Recombinant proteins of the three constructs were also expressed and purified from E. coli. To test fluorescence complementation in vitro, the three components and Cy3-labelled ISD were mixed at the concentration of 3.5 μM each in a buffer of 20 mM Tris-HCl, pH 7.4, 5 mM MgCl2, 0.2 mg/mL BSA, 1 mM ATP, and 1 mM GTP. GFP and Cy3 intensity was measured in clear bottom 96-well plate with a CLARIOstar microplate reader (BMG LABTECH), performing scans at 60 sec intervals for 60 min, with a 2 mm orbital average. At the end of incubation, the level of phase separation was observed under epi-fluorescence microscopy, and cGAMP production was measured as described above. To test the effect of TFAM on cGAS activation, the mixture was supplemented with 2.4 μM recombinant TFAM (Novus Biological) or not.
in vitro kinase assay
Recombinant cGAS proteins were expressed and purified from E.coli as previously described (7). GST-AurB was also expressed and purified from E.coli. Briefly, bacterial cultures were induced at OD600 = 0.5 with 0.5 mM IPTG and cultured at 25°C for 16 hours. Harvested bacterial pellet was resuspended in a lysis solution containing 50 mM This HCl, pH 8.0, 250 mM NaCl, 1 mM DTT, and protease inhibitor cocktail and sonicated. After centrifugation, cleared lysate was incubated with glutathione sepharose 4B resin at 4°C for 1 hr, washed with lysis solution and eluted in 50 mM This HCl, pH 8.0, 250 mM NaCl, 1 mM DTT, and 20 mM reduced glutathione at 4°C for three times. Combined eluates were dialyzed overnight against 50 mM This HCl, pH 8.0, 250 mM NaCl, 1 mM DTT. To conduct the kinase assay, 0.7 μM recombinant cGAS-Flag was incubated with 0, 0.3, or 0.9 μM GST-AurB in 20 mM Tris pH 7.5, 5 mM MgCl2, 5 mM ATP at 30°C for 1 hr. Resulting phosphorylation of cGAS was analyzed by PhosTag electrophoresis.
RT-qPCR
Total RNA was purified from cells using the Trizol reagent (Thermo Scientific). cDNA was synthesized with the high-capacity cDNA reverse transcription kit (Applied Biosystems).
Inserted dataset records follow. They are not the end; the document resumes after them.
-                    float* of = reinterpret_cast<float*>(o);
-                    if (o_vec) {
-                        reinterpret_cast<float4*>(of)[q] = r;
-                    } else {
-                        of[(4 * q) * ss] = r.x; of[(4 * q + 1) * ss] = r.y; of[(4 * q + 2) * ss] = r.z; of[(4 * q + 3) * ss] = r.w;
-                    }
-                } else {
-                    short* os = reinterpret_cast<short*>(o);
-                    const short p0 = to_pcm16(r.x), p1 = to_pcm16(r.y), p2 = to_pcm16(r.z), p3 = to_pcm16(r.w);
-                    if (o_vec) {
-                        reinterpret_cast<uint2*>(os)[q] = make_uint2((unsigned)(unsigned short)p0 | ((unsigned)(unsigned short)p1 << 16),
-                                                                     (unsigned)(unsigned short)p2 | ((unsigned)(unsigned short)p3 << 16));
-                    } else {
-                        os[(4 * q) * ss] = p0; os[(4 * q + 1) * ss] = p1; os[(4 * q + 2) * ss] = p2; os[(4 * q + 3) * ss] = p3;
-                    }
-                }
-            } else {
-                reinterpret_cast<float4*>(fb_)[q - FRAME_SIZE / 4] = v;
-            }
-        }
-    }
-    __syncthreads();
-    for (int q = tid; q < FRAME_SIZE / 4; q += ST) reinterpret_cast<float4*>(sm)[q] = reinterpret_cast<const float4*>(fb_)[q];
-    if (tid == 0 && vad_out) vad_out[s] = silent ? 0.0f : vad_in;
-}
-
-cudaError_t launch_synthesis(const BatchBuffers& b, const DeviceTables* tab, void* out, bool pcm16, long stream_stride, long sample_stride,
-                             float* vad_out, cudaStream_t st) {
-    if (pcm16) synthesis_kernel<short><<<b.n_streams, ST, 0, st>>>(b, tab, static_cast<short*>(out), stream_stride, sample_stride, vad_out);
-    else synthesis_kernel<float><<<b.n_streams, ST, 0, st>>>(b, tab, static_cast<float*>(out), stream_stride, sample_stride, vad_out);
-    return cudaGetLastError();
-}
-
-}
diff --git a/nnnoiseless_b200/csrc/spectral_warp.cu b/nnnoiseless_b200/csrc/spectral_warp.cu
--- a/nnnoiseless_b200/csrc/spectral_warp.cu
+++ b/nnnoiseless_b200/csrc/spectral_warp.cu
@@ -122,17 +122,9 @@
     __syncwarp();
 }
 
-__global__ void __launch_bounds__(WPB * 32, 4) analysis_warp_kernel(BatchBuffers bb, const DeviceTables* __restrict__ tab, int hbase) {
-    __shared__ __align__(16) float2 sbuf[WPB][WBUF];
-    __shared__ float ssc[WPB][WSC];
-    const int lane = threadIdx.x & 31, warp = threadIdx.x >> 5;
-    const int s = blockIdx.x * WPB + warp;
-    if (s >= bb.n_streams) return;
-    float2* buf = sbuf[warp];
-    float* sc = ssc[warp];
-    const float* h = bb.hist + (size_t)s * HIST_CAP;
-    const int pitch = bb.pitch[s];
-
+template <typename Prefetch>
+__device__ __forceinline__ void frame_spectra_warp(const float* __restrict__ h, const DeviceTables* __restrict__ tab, int hbase, int pitch,
+                                                   float2* __restrict__ buf, int lane, Prefetch&& prefetch_next) {
     float2 vx[15], vp[15];
     {
         int sx = hbase + (PITCH_BUF_SIZE - WINDOW_SIZE);
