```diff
@@ -771,9 +1188,9 @@
         return gom_msda_fused_forward(raw, ld_raw, ref, value, value_batch_stride, value_row_stride, spatial_shapes,
                                       level_start_index, output, batch, num_query, stream);
     hipStream_t s = (hipStream_t)stream;
-    const bool ovl = (g_msda_window & 4) != 0;
+    const bool ovl = (g_msda_window & 4) != 0, l4 = (g_msda_window & 8) != 0;
     {
-        auto kern = ovl ? msda_window_kernel<TY0, TX0, R, CAP, 4, 0, 1> : msda_window_kernel<TY0, TX0, R, CAP, 4, 0, 0>;
+        auto kern = msda_window_pick<TY0, TX0, R, CAP, 0, MSDA_LANES4_L0>(ovl, l4);
         hipError_t e = hipFuncSetAttribute((const void*)kern, hipFuncAttributeMaxDynamicSharedMemorySize, CAP * 128);
         if (e != hipSuccess) return GOM_ERR_HIP_BASE + (int)e;
         hipLaunchKernelGGL(kern, dim3((unsigned)wgs0), dim3(256), CAP * 128, s, value, spatial_shapes, level_start_index, raw, ld_raw,
@@ -781,7 +1198,7 @@
     }
     long done = n0;
     if ((g_msda_window & 2) && n1 > 0) {
-        auto kern = ovl ? msda_window_kernel<TY1, TX1, R, CAP, 4, 1, 1> : msda_window_kernel<TY1, TX1, R, CAP, 4, 1, 0>;
+        auto kern = msda_window_pick<TY1, TX1, R, CAP, 1, MSDA_LANES4_L1>(ovl, l4);
         hipError_t e = hipFuncSetAttribute((const void*)kern, hipFuncAttributeMaxDynamicSharedMemorySize, CAP * 128);
         if (e != hipSuccess) return GOM_ERR_HIP_BASE + (int)e;
         hipLaunchKernelGGL(kern, dim3((unsigned)wgs1), dim3(256), CAP * 128, s, value, spatial_shapes, level_start_index, raw, ld_raw,
diff --git a/gomatching_amd/ops.py b/gomatching_amd/ops.py
--- a/gomatching_amd/ops.py
+++ b/gomatching_amd/ops.py
@@ -1036,6 +1036,7 @@
 MSDA_WINDOW = _switch("MSDA_WINDOW")
 MSDA_WINDOW_L1 = _switch("MSDA_WINDOW_L1")
 MSDA_WINDOW_OVERLAP = _switch("MSDA_WINDOW_OVERLAP")
+MSDA_WINDOW_LANES4 = _switch("MSDA_WINDOW_LANES4")
 _msda_window_set = [None]
 
 
@@ -1073,7 +1074,7 @@
                                                  value2d.stride(0), _p(shapes), _p(lsi), _p(valid_ratios), _p(out), B, Lq,
                                                  _stream()), "gom_msda_fused_forward_vr")
         elif encoder_hw0 is not None and MSDA_WINDOW and MSDA_LANES:
-            mask = (3 if MSDA_WINDOW_L1 else 1) | (4 if MSDA_WINDOW_OVERLAP else 0)
+            mask = (3 if MSDA_WINDOW_L1 else 1) | (4 if MSDA_WINDOW_OVERLAP else 0) | (8 if MSDA_WINDOW_LANES4 else 0)
             if _msda_window_set[0] != mask:
                 _L().gom_msda_set_window(mask)
                 _msda_window_set[0] = mask
```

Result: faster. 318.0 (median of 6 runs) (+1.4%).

The relative abundance of ifnβ or cxcl10 was quantified by the ΔΔCT method on a QuantStudio 5 Real-Time PCR instrument (Applied Biosystems) using gapdh as the internal control. Primers used: ifnβ: AGGACAGGATGAACTTTGAC, TGATAGACATTAGCCAGGAG; cxcl10: ACGCTGTACCTGCATCAGCA, TTGATGGCCTTCGATTCTGG; gapdh: GAGTCAACGGATTTGGTCGT, TTGATTTTGGAGGGATCTCG.
Supplementary Material
Acknowledgements
We thank Beethoven Ramirez for assisting in the maintenance of our mass spectrometry facility. We thank Minghao Li and Jose Cabrera for editing manuscript and figures, respectively.
Funding:
Work in the Chen laboratory is supported by grants from the National Cancer Institute (U54CA244719), Welch Foundation (I-1389), and Cancer Prevention and Research Institute of Texas (RP180725). Tuo Li was supported by a Postdoctoral Fellowship from Cancer Research Institute. Zhijian J. Chen is an Investigator of the Howard Hughes Medical Institute.
Footnotes
Competing interest: The authors declare no competing financial interests.
Data and material availability: all data are available in the manuscript or the supplementary material.